Sequence analysis of cDNAs and the genomic DvCHS1 gene

To examine regulation of redundant copies of each anthocyanin synthesis gene, sequence analyses for multiple copies of these genes were performed. Extracted total RNAs of MJOr and MJY were subjected to reverse transcription with an oligo(dT)20 primer using ReverTra Ace (Toyobo). RT-PCRs of DvCHS1, DvCHI, DvF3H, and DvDFR were performed using KOD Plus polymerase (Toyobo), and PCR products were cloned into pCR®-Blunt II-TOPO® using a Zero Blunt® TOPO® PCR Cloning Kit (Invitrogen). The PCR program was set at 94 °C for 2 min, followed by 30 cycles of 94 °C for 50 s, 55 °C for 30 s, and 68 °C for 2 min. A total of 40 cloned plasmids of both lines with DvCHS1, DvCHI, DvF3H, and DvDFR were extracted, except for MJY DvCHS1 (only 20 plasmids were extracted). To determine the accurate sequence, plasmids with DvCHS1, DvF3H, and DvDFR of both lines were sequenced twice from both the 3′ and 5′ ends. The primers used are shown in Supplementary Table S6 at JXB online. To exclude misreading of sequences or misamplification in PCR, SNPs that were only observed in one clone were omitted.

To analyse the sequence of the genomic region of DvCHS1 in MJOr, MJY, and MJW, genomic PCR was performed using the primer set shown in Supplementary Table S3 at JXB online. A total of 30 clones of the DvCHS1 gene were sequenced for each line.

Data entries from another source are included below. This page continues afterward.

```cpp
#if CMPC_DIAG_STOP != 1 && CMPC_DIAG_STOP != 3
  {
    const int to = 64 * wave + lane_opq();
    const int lr = ((to & 63) >> 5) - 32 * (to >> 6) - (to & 31);
    static_for<0, NH>([&](auto J) {
      constexpr int j = decltype(J)::value;
      slot[j] = (lr == -2 * j) ? 1.f : 0.f;
    });
  }
#if CMPC_WIDE_J2
  static_for<0, NV / 2>([&](auto KB) {
    constexpr int k = 2 * decltype(KB)::value, k1 = k + 1;
    constexpr int kj = k >> 1;
    constexpr int j0 = G::j0(k);
    constexpr int base = G::fbase(k), base1 = G::fbase(k1);
    constexpr int st = G::seg(k);
    if (k < n && (CMPC_WIDE_SKIP == 0 || k1 >= 32 * wave)) {
      wlsync();
      const int h = (lane_opq() >> 5) & 1;
      const float i0 = sh.ibuf()[k], i1 = sh.ibuf()[k1];
      const float h10 = sh.P[base + st + kj - j0];
      const float beta = h10 * (i0 * i0);
      const float mine = slot[kj];
      const float other = pair_other(mine, h);
      const float x0 = (h ? other : mine) * i0;
      const float x1 = fmaf(-h10 * i0, x0, h ? mine : other) * i1;
      const float a1 = -x1 * i1;
      const float a0 = fmaf(-a1, beta, -x0 * i0);
      const float* prow0 = &sh.P[base + h * st - j0];
// ... 591 lines not shown
```

Measured before the change: 50.08 million.

## Replace backward costate recurrence for gradient with prefix-sum moment formulation

The serial backward recurrence over the horizon that built the costate vectors ZE by applying the full 13x13 model recurrence at every step is replaced. Weighted errors are now accumulated into zeroth, first and second order running sums, one lane per state component. Each variable's gradient is then reconstructed from those moments and its b/u1/u2 power-series vectors. This removes a serial chain of dense recurrence steps per problem, at the cost of relying on the dynamics' nilpotent structure (only components 5 and 11 feeding higher moments) and changed floating-point summation order.

Measured after the change: 51.12 million, median of 6. 2.1% higher.

```diff
diff --git a/quad-periodic-mpc_amd/csrc/cmpc_class1.hip b/quad-periodic-mpc_amd/csrc/cmpc_class1.hip
--- a/quad-periodic-mpc_amd/csrc/cmpc_class1.hip
+++ b/quad-periodic-mpc_amd/csrc/cmpc_class1.hip
@@ -230,32 +230,18 @@
   CondGeo cg;
   make_cond_geo<true>(srec, md, cg);
   lsync();
+  float wts[13];
+#pragma unroll
+  for (int j = 0; j < 12; j++) wts[j] = P.wts[j];
+  wts[12] = 0.f;
   if (v < N) {
     float e[13];
     state_error(srec, md, v, srec + CMPC_REC_HDR + 12 * v, e);
 #pragma unroll
-    for (int j = 0; j < 13; j++) sh.P[OFF_E + 16 * v + j] = e[j];
-  }
-  lsync();
-  float wts[13];
-#pragma unroll
-  for (int j = 0; j < 12; j++) wts[j] = P.wts[j];
-  wts[12] = 0.f;
-  {
-    float ze[13];
-#pragma unroll
-    for (int j = 0; j < 13; j++) ze[j] = 0.f;
-    for (int i = N - 1; i >= 0; i--) {
-      float e[13];
-#pragma unroll
-      for (int j = 0; j < 13; j++) e[j] = sh.P[OFF_E + 16 * i + j];
-      recur(md, wts, e, ze);
-      float mine = 0.f;
-#pragma unroll
-      for (int j = 0; j < 13; j++) mine = (v == j) ? ze[j] : mine;
-      if (v < 13) sh.P[OFF_ZE + 16 * i + v] = mine;
-    }
-  }
+    for (int j = 0; j < 13; j++) sh.P[OFF_E + 16 * v + j] = wts[j] * e[j];
+  }
+  lsync();
+  moment_recur(&sh.P[OFF_E], &sh.P[OFF_ZE], N, v);
   lsync();
   C1_MARK(0);
 
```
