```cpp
int gfv_rollout_advance(const float* uvp_node, float* x_backup, float* x, int32_t N, const int32_t* chunk_beg,
                        const int32_t* chunk_end, const int32_t* gchunk_ptr, int32_t n_chunks, int32_t B, const float* losses,
                        double* partial_ws, float* history, int32_t K_max, int32_t* state, void* stream);

int gfv_sweep_mirror_create(int32_t n_words, int32_t** host_words, int32_t** dev_words);
int gfv_sweep_mirror_free(int32_t* host_words);
int gfv_sweep_advance(const float* uvp_node, float* x_backup, float* x, int32_t N, const int32_t* chunk_beg,
                      const int32_t* chunk_end, const int32_t* gchunk_ptr, int32_t n_chunks, int32_t B, const float* losses,
                      double* partial_ws, const void* ctl, int32_t* slots, float* last, float* state3, int32_t* mirror_dev,
                      int32_t* state, void* stream);

#define GFV_MARCH_RECORD 16
#define GFV_MARCH_HEAD 8
#define GFV_MARCH_GRAPH 8
#define GFV_MARCH_CONVERGED 1u
#define GFV_MARCH_CAPPED 2u
int gfv_march_advance(const float* uvp_node, float* x_backup, float* x, int32_t N, const int32_t* chunk_beg,
                      const int32_t* chunk_end, const int32_t* gchunk_ptr, int32_t n_chunks, int32_t B, const float* losses,
                      double* partial_ws, const float* hyper, int32_t* march, float* r0, void* history, int32_t max_levels,
                      int32_t max_inner, int32_t min_inner, float* snap, int32_t keep, int32_t* mirror_dev, void* stream);

// ... 136 lines not shown
```

Before: 284.3.

## Use device-scope events and kernel-attached stop events for recorded stream joins

Cross-stream joins in the engine's fork/join can now use events created with hipEventDisableSystemFence, so they skip the system-scope fence. By default (edge form 2), each recorded wait is paired at record end with the preceding launch on the waited stream. That launch is replayed via hipExtLaunchKernelGGL with a stop event, so the join waits on that event instead of a separate hipEventRecord. Python-side fences keep pairing from crossing host-call boundaries, and replays fall back to plain system-scope markers when out of order, under capture, or when the runtime refuses the stop event. The cost is more bookkeeping and a risk of weaker memory visibility if a consumer outside the device needs the data.

```diff
diff --git a/gen-fvgn-steady_amd/csrc/gfv_launch.h b/gen-fvgn-steady_amd/csrc/gfv_launch.h
--- a/gen-fvgn-steady_amd/csrc/gfv_launch.h
+++ b/gen-fvgn-steady_amd/csrc/gfv_launch.h
@@ -1,29 +1,46 @@
 #pragma once
 #include <hip/hip_runtime.h>
+#include <hip/hip_ext.h>
 #include <tuple>
 #include <type_traits>
 
 struct GfvRecorder;
 GfvRecorder* gfv_rec_active();
-void gfv_rec_push(GfvRecorder* r, hipError_t (*run)(const void* blob, hipStream_t st), const void* blob, size_t bytes, hipStream_t st);
+void gfv_rec_push(GfvRecorder* r, hipError_t (*run)(const void* blob, hipStream_t st), const void* blob, size_t bytes, hipStream_t st,
+                  bool launch = false);
+struct GfvLaunchHead {
+  hipEvent_t stop;
+};
+hipEvent_t gfv_rec_stop_event(hipEvent_t stop);
+void gfv_rec_stop_refused();
 
 template <class... KArgs, class... Args>
 inline void gfv_launch(void (*kernel)(KArgs...), dim3 grid, dim3 block, size_t shmem, hipStream_t st, Args&&... args) {
   hipLaunchKernelGGL(kernel, grid, block, shmem, st, args...);
   if (GfvRecorder* r = gfv_rec_active()) {
     struct Blob {
+      GfvLaunchHead h;
       void (*k)(KArgs...);
       dim3 g, b;
       size_t sh;
       std::tuple<std::decay_t<KArgs>...> a;
     };
     static_assert(std::is_trivially_copyable<std::tuple<std::decay_t<KArgs>...>>::value || true, "kernel arguments are plain data");
-    const Blob blob{kernel, grid, block, shmem, std::tuple<std::decay_t<KArgs>...>(args...)};
+    const Blob blob{{nullptr}, kernel, grid, block, shmem, std::tuple<std::decay_t<KArgs>...>(args...)};
     gfv_rec_push(r, [](const void* p, hipStream_t s) -> hipError_t {
       const Blob& B = *static_cast<const Blob*>(p);
+      if (B.h.stop) {
+        if (hipEvent_t stop = gfv_rec_stop_event(B.h.stop)) {
+          std::apply([&](const auto&... a) {
+            hipExtLaunchKernelGGL(B.k, B.g, B.b, (std::uint32_t)B.sh, s, nullptr, stop, 0, a...);
+          }, B.a);
+          if (hipGetLastError() == hipSuccess) return hipSuccess;
+          gfv_rec_stop_refused();
+        }
+      }
       std::apply([&](const auto&... a) { hipLaunchKernelGGL(B.k, B.g, B.b, B.sh, s, a...); }, B.a);
       return hipGetLastError();
-    }, &blob, sizeof(Blob), st);
+    }, &blob, sizeof(Blob), st, true);
   }
 }
 #define GFV_LAUNCH(kernel, grid, block, shmem, stream, ...) gfv_launch(kernel, dim3(grid), dim3(block), (size_t)(shmem), stream, __VA_ARGS__)
diff --git a/gen-fvgn-steady_amd/csrc/gfv_limits.h b/gen-fvgn-steady_amd/csrc/gfv_limits.h
--- a/gen-fvgn-steady_amd/csrc/gfv_limits.h
+++ b/gen-fvgn-steady_amd/csrc/gfv_limits.h
@@ -8,6 +8,7 @@
   GFV_LIM_CTRANS_MAX_M,
   GFV_LIM_LIN1S_ON,
   GFV_LIM_LIN1S_MAX_M,
+  GFV_LIM_EDGE_FORM,
   GFV_LIM_COUNT
 };
 int gfv_internal_limit(int which);
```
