# sashajenner/honours

Hardware: AMD Instinct MI355X
Metric: raw-signal MB/s (compress+decompress) (higher is better)
Workload: dtype u16

## Files before the change

### honours_amd/csrc/press_exsplit.hip

```cpp

#include "press_chunk.h"

namespace ph {

__device__ __forceinline__ void quarter_zd(const int16_t *in, uint32_t n, uint32_t ws, int lane, int q,
					   uint4 (&z)[CK], uint32_t &ored)
{
#pragma unroll
	for (int k = 0; k < CK; k++) {
		const uint32_t i0 = ws + k * SUB + lane * 8;
		z[k] = make_uint4(0, 0, 0, 0);
		if (i0 < n)
			z[k] = ld16_stream(in + i0);
	}
	uint32_t carry = 0;
	if (ws > 0 && ws < n)
		carry = (uint32_t) (uint16_t) in[ws - 1] << 16;
	uint32_t o = 0;
	const s16x2 qq = { (short) q, (short) q };
#pragma unroll
	for (int k = 0; k < CK; k++) {
		const uint32_t i0 = ws + k * SUB + lane * 8;
		uint32_t r[4] = { z[k].x, z[k].y, z[k].z, z[k].w };
		if (i0 + 8 > n) {
// ... 422 lines not shown
		unsigned long long mask = __ballot(valid && zv <= 255u);
		while (mask && got < nb) {
			const int l = 63 - __builtin_clzll(mask);
			const uint32_t e = enc[(uint32_t) __builtin_amdgcn_readlane((int) zv, l)];
			const uint32_t len = e >> 24;
			acc = (acc << len) | (e & 0xFFFFFFu);
			got += len;
			mask &= ~(1ull << l);
		}
		pos = pos > 64 ? pos - 64 : 0;
	}
	return got >= nb ? (acc >> (got - nb)) & ((1u << nb) - 1u) : acc;
}


__global__ __launch_bounds__(CWG, HENC_WAVES) void k_huff_encode_chunked(BatchArgs a)
{
	__shared__ uint32_t enc[257];
	__shared__ uint32_t stg_all[4][HSTG];

	enc[threadIdx.x] = a.huff->enc[threadIdx.x];
	if (threadIdx.x == 0)
		enc[256] = 0;
	for (uint32_t i = threadIdx.x; i < 4u * HSTG; i += CWG)
		(&stg_all[0][0])[i] = 0;
	__syncthreads();
	const uint32_t t = blockIdx.x;
	if (t >= uni(a.ctl->nchunks))
		return;
	const int lane = threadIdx.x & 63;
// ... 17 lines not shown
	const uint64_t before = uni64(cb->before);
	if (w == 0 && last) {
		const uint64_t bits = before + q0 + q1 + q2 + q3;
		const uint64_t total = (uint64_t) head + (bits + 7) / 8;
		const uint32_t nbt = (uint32_t) bits & 7u;
		if (total <= cap && nbt) {
			const uint32_t tb = huff_tail_bits(in, n, nbt, enc, lane);
			if (lane == 0)
				payload[bits >> 3] = (uint8_t) tb;
		}
		if (lane == 0)
			a.out_len[d.read] = total <= cap ? total : CFAIL64;
	}
	const uint32_t mybits = w == 0 ? q0 : w == 1 ? q1 : w == 2 ? q2 : q3;
	const uint64_t Bq = before + (w > 0 ? q0 : 0u) + (w > 1 ? q1 : 0u) + (w > 2 ? q2 : 0u);
	if (ws >= n || !mybits || (uint64_t) head + (Bq + mybits + 7) / 8 > cap)
		return;
	const uint32_t nb = (uint32_t) Bq & 7u;
	if (nb) {
		const uint32_t tb = huff_tail_bits(in, ws, nb, enc, lane);
		if (lane == 0)
			stg[0] = tb;
	}
	uint8_t *g = payload + (Bq >> 3);
	uint32_t fill = nb;
	wave_lds_sync();
	static_assert(CK % HENC_G == 0, "a quarter is a whole number of groups");
	uint4 raw[HENC_G];
#pragma unroll
	for (int gi = 0; gi < HENC_G; gi++)
		raw[gi] = sub_load(in, n, ws + gi * SUB + lane * 8);
	uint32_t carry = ws > 0 ? (uint32_t) (uint16_t) in[ws - 1] << 16 : 0u;
// ... 17 lines not shown
			const uint32_t sub0 = ws + (kg + gi) * SUB;
			if (sub0 >= n)
				break;
			const uint32_t i0 = sub0 + lane * 8;
			const uint4 z = sub_zd(cur[gi], n, i0, carry);
			const uint32_t zz[4] = { z.x, z.y, z.z, z.w };
			uint32_t e[8];
			uint32_t lb = 0;
			if (sub0 != 0 && sub0 + SUB <= n && !__ballot(((z.x | z.y | z.z | z.w) & 0xFF00FF00u) != 0)) {
#pragma unroll
				for (int h = 0; h < 8; h++) {
					e[h] = enc[(zz[h >> 1] >> (16 * (h & 1))) & 0xFFu];
					lb += e[h] >> 24;
				}
			} else {
				const uint32_t lowm = low_mask(z, i0, n);
#pragma unroll
				for (int h = 0; h < 8; h++) {
					e[h] = enc[((lowm >> h) & 1u) ? ((zz[h >> 1] >> (16 * (h & 1))) & 0xFFu) : 256u];
					lb += e[h] >> 24;
				}
			}
			const uint32_t inc = wave_incl_scan_dpp(lb);
			const uint32_t tot = (uint32_t) __builtin_amdgcn_readlane((int) inc, 63);
			uint32_t pos = fill + inc - lb;
			if (lb <= 64) {
				uint64_t acc = 0;
				uint32_t o = 0;
#pragma unroll
				for (int h = 0; h < 8; h++) {
// ... 39 lines not shown
			fill = total & 31u;
			wave_lds_sync();
		}
	}
	if (lane == 0) {
		const uint32_t v = stg[0];
		for (uint32_t b = 0; b < (fill >> 3); b++)
			g[b] = (uint8_t) (v >> (8 * b));
	}
}
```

Denaturing gradient gel electrophoresis (DGGE) analysis

RT-PCR was performed with KOD Dash polymerase (Toyobo), using the cDNA of MJOr and MJY. The PCR program was set at 94 °C for 2 min, followed by 35 cycles of 94 °C for 30 s, 55 °C for 10 s, and 74 °C for 30 s. The primers used were DGGE-F (5′-CCCGGGCGGGCCCGCGATCTTGGA-3′) and DGGE-R (5′-GAATGTTTCAAGCACACATTGCTT-3′). After confirming a single band by agarose gel electrophoresis, perpendicular DGGE was performed using a DGGE Mini Electrophoresis System (NIHON EIDO Co. Ltd, Tokyo, Japan). To make the gradient gel, 35 ml of 0% denatured 6.5% acrylamide solution with 190 μl of 10% APS and 16 μl of TEMED was added to 35 ml of 80% denatured 6.5% acrylamide solution with 190 μl of 10% APS and 16 μl of TEMED in the gradient chamber. The mixed gel solution was gradually poured into the gradient gel electrophoresis tank (1.8–2 ml min−1) using a solution dispensing pump. An aliquot of 50 μl of the PCR product was applied to the gel and electrophoresed with 1× TBE buffer for 4 h at 80 V and 60 °C. The gel was stained with SYBR Gold (Invitrogen), and the band was confirmed by UV exposure.

GenBank accession numbers

Sequence data of these genes have been deposited in the DDBJ/GenBank data libraries under accession numbers AB576129, AB576130, AB576131, AB576132 (DvCHS1), AB576133 (DvCHS2), AB591827 (DvCHI), AB591828 (DvF3H), AB591829 (DvDFR), AB591830 (DvANS), AB601003 (DvMYB1), AB601004 (DvMYB2), AB601005 (DvIVS), AB601006 (DvDEL), AB601007 (DvWDR1), AB601008 (DvWDR2), AB601010 (DvIVS genomic region), and AB601009 (Tdv1).

Results

Pigment analysis

Wild-type MJW produces yellow ray florets with orange variegation, while MJOr and MJY produce completely orange and completely yellow ray florets, respectively, without any variegation. To clarify the difference in pigments between MJOr and MJY, aglycones were extracted from ray florets and analysed by HPLC. In both lines, peaks of chalcones (butein and isoliquiritigenin) and flavones (apigenin and luteolin) were detected. In addition to these, peaks of anthocyanidins (pelargonidin and cyanidin) were detected in MJOr but not in MJY (Table 1). These data showed that chalcones and flavones are synthesized in both lines, while anthocyanidins are synthesized only in MJOr.

Table 1.
Aglycones in the petals of MJOr and MJY

Temporal expression of anthocyanin synthesis pathway genes

To analyse genes associated with anthocyanin synthesis, partial sequences of DvCHS1, DvCHI, DvF3H, DvDFR, DvANS, DvIVS, and DvDEL were isolated using degenerate primers. DvMYB1, DvMYB2, DvWDR1, and DvWDR2 were isolated by cDNA library screening using cDNA fragments of InMYB1 and InWDR1 as probes (Morita et al., 2006). Full cDNA sequences of all genes including DvCHS2, another CHS gene, were isolated by 5′ and 3′ RACE. Partial sequences of DvActin were also isolated with degenerate primers by 3′ RACE.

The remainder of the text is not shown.